SEMARANG– Tingkat pertumbuhan ekonomi Kota Semarang dalam kurun waktu lima tahun terakhir sangat mendominasi. Mencapai 5,7 persen per tahun. Angka tersebut  lebih baik dari Provinsi Jawa Tengah.

Menyongsong tahun 2018, Pemkot Semarang diharapkan dapat mengoptimalkan pertumbuhan ekonomi melalui sektor lain yang belum tergarap maksimal. Seperti pariwisata. Saat ini sektor utama pertumbuhan ekonomi di Kota Semarang ada di industri pengolahan, perdagangan dan kontruksi.

Hal ini terungkap dalam Seminar Kebijakan Pembangunan Ekonomi Menuju Semarang Hebat yang dilaksanakan Badan Perencanaan Pembangunan Daerah (Bappeda) Kota Semarang, di Hotel Dafam, Rabu (13/12). Ada tiga pembicara yang dihadrikan dalam kegiatan tersebut, yakni dari Bank Indonesia (BI), akademisi dan Bappeda.

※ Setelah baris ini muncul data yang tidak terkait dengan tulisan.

# j-fu/ExtendableSparse.jl

Hardware: AMD Instinct MI355X
Metric: assembled+flushed nnz/sec and HBM GB/s %peak, 256³ 7-pt stencil, 1/2/4/8 GPU (higher is better)
Workload: dtype f64; 1 GPU; fdrand 256^3 Float64/Int64 fresh build: device COO append (the producer writes every update to its radix bucket) -> LDS bucket sort + ordered fold -> CSC (BASELINE.json configs[1]); n=256, appended_entries=200933376, final_nnz=117047296, partition=producer-side (append = partition), parallelism=1 GPU

## Files before the change

### extendablesparse.jl_amd/_lib.py

```python
import ctypes as C
import os

HERE = os.path.dirname(os.path.abspath(__file__))
SO = os.path.join(HERE, "libesparse_hip.so")

ESP_OK = 0
ESP_ERR_INVALID, ESP_ERR_BOUNDS, ESP_ERR_HIP, ESP_ERR_NOMEM = -1, -2, -3, -4
ESP_ERR_UNSUPPORTED, ESP_ERR_STATE, ESP_ERR_NODEVICE = -5, -6, -7
ESP_ERR_NOTPOSDEF = -8
ESP_SET, ESP_UPDATE, ESP_RAWUPDATE, ESP_COO = 0, 1, 2, 3
ESP_OP_ADD, ESP_OP_SUB = 0, 1
ESP_FLUSH_ROUTED, ESP_FLUSH_PLUS = 0, 1
ESP_PATH_NO_KEPT_STRUCTURE = 45
ESP_PRECON_JACOBI, ESP_PRECON_ILU0, ESP_PRECON_ILUAM, ESP_PRECON_BLOCK, ESP_PRECON_AMG = 0, 1, 2, 3, 4
ESP_PRECON_ILUK = 5
ESP_PRECON_COLORED = 6
ESP_PRECON_SPAI = 7
ESP_PRECON_ILUT = 8
ESP_PRECON_LU = 9
ESP_PRECON_CHOLESKY = 10
ESP_CHOL_STATS = 12
ESP_ILUT_WAVE_UPPER, ESP_ILUT_GROUP_UPPER, ESP_ILUT_STEPS_MAX, ESP_ILUT_STATS = 256, 4096, 16, 40
ESP_ILUK_WAVE_VISITS, ESP_ILUK_VISIT_MAX = 512, 8192
ESP_SPAI_WAVE_DOUBLES, ESP_SPAI_DENSE_MAX = 512, 12288
# ... 147 lines not shown
    "esp_transpose": (i32, [vp, vp, P(i64)]),
    "esp_debug_transpose_path": (i32, [vp, i32]),
    "esp_debug_last_transpose": (i32, [vp, P(i64)]),
    "esp_mul_transpose": (i32, [vp, vp, vp, i32]),
    "esp_issymmetric": (i32, [vp, P(i32)]),
    "esp_opnorm": (i32, [vp, f64, P(f64)]),
    "esp_norm": (i32, [vp, f64, P(f64)]),
    "esp_shard_counts": (i32, [vp, i32, vp]),
    "esp_shard_export": (i32, [vp, i32, vp, vp, vp]),
    "esp_shard_exchange_begin": (i32, [vp, i32, i32, i64, i64, P(vp), P(vp), vp]),
    "esp_shard_exchange_place": (i32, [vp, i64, vp, vp, i64]),
    "esp_shard_partition": (i32, [vp, i32, i32, i64, P(i32), P(vp), P(vp), P(vp), vp, P(i64)]),
    "esp_shard_assemble": (i32, [vp, vp, vp, vp, vp, P(i32)]),
    "esp_shard_plan": (i32, [vp, i32, i32, i64]),
    "esp_debug_last_shard_source": (i32, [vp, P(i32)]),
    "esp_debug_last_local_small": (i32, [vp, P(i32)]),
    "esp_debug_last_bucket_pairs": (i32, [vp, P(i32)]),
    "esp_debug_last_bucket_cut": (i32, [vp, P(i32), P(i32)]),
    "esp_debug_last_predicted": (i32, [vp, P(i32)]),
    "esp_debug_spoil_predicted": (i32, [vp]),
    "esp_debug_last_lazy_items": (i32, [vp, P(i32)]),
    "esp_debug_last_lazy_stencil": (i32, [vp, P(i32)]),
    "esp_debug_last_kept_structure": (i32, [vp, P(i32)]),
    "esp_debug_last_sum_join": (i32, [vp, P(i32)]),
    "esp_debug_last_sum_ms": (i32, [vp, P(C.c_double), P(C.c_double)]),
    "esp_debug_last_sum_batched": (i32, [vp, P(C.c_int32)]),
    "esp_debug_last_sum_plan_bits": (i32, [vp, P(i32), P(i32)]),
    "esp_debug_last_rebuild": (i32, [vp, P(i32)]),
    "esp_group_unique_id": (i32, [vp]),
    "esp_group_create": (i32, [vp, i32, i32, vp, P(vp)]),
    "esp_group_create_comm": (i32, [vp, i32, i32, vp, P(vp)]),
    "esp_group_destroy": (i32, [vp]),
    "esp_group_handle": (i32, [vp, P(vp)]),
    "esp_group_last_error": (C.c_char_p, [vp]),
    "esp_group_column_range": (i32, [vp, P(i64), P(i64)]),
    "esp_group_flush": (i32, [vp, i32, P(i64), P(i32)]),
    "esp_group_nnz": (i32, [vp, P(i64), P(i64)]),
    "esp_group_get_csc": (i32, [vp, vp, vp, vp]),
    "esp_group_last_exchange": (i32, [vp, P(i32), P(i64)]),
    "esp_debug_group_loopback": (i32, [vp, i32, P(i64)]),
    "esp_timing_enable": (i32, [vp, i32]),
    "esp_timing": (i32, [vp, P(esp_timing_t), i32]),
    "esp_debug_plan_cap": (i32, [vp, C.c_double]),
    "esp_debug_fail_next_bucket_stage": (i32, [vp]),
    "esp_debug_force_path": (i32, [vp, i32]),
    "esp_debug_last_run_order": (i32, [vp, P(i32)]),
# ... 49 lines not shown
```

Menurut perwakilan dari Bank Indonesia Andi Raina Sari, tiga sektor utama masih mendominasi pertumbuhan ekonomi di Ibu Kota Jawa Tengah ini, yakni sektor infrastruktur dan keberadaan bandara, pelabuhan dan konektivitas jalan tol.  Sedangkan untuk konstruksi pembangunan hotel menandakan jika iklim investasi di kota ini cukup baik.

Akan tetapi di tahun 2018 nanti pemkot mesti melakukan gebrakan yang lebih signifikan dengan menggarap sektor lain, seperti kepariwisataan, misal pembentukan kampung tematik yang menampilkan ciri khas Semarangan.

“Seperti kampung pelangi yang viral. Harus munculkan kampung tematik lainnya, misal kampung lumpia, atau kampung presto. Dengan adanya kampung tematik itu, selain mendorong pariwisata, perdagangan dan pelaku UMKMnya juga jalan,” tandasnya.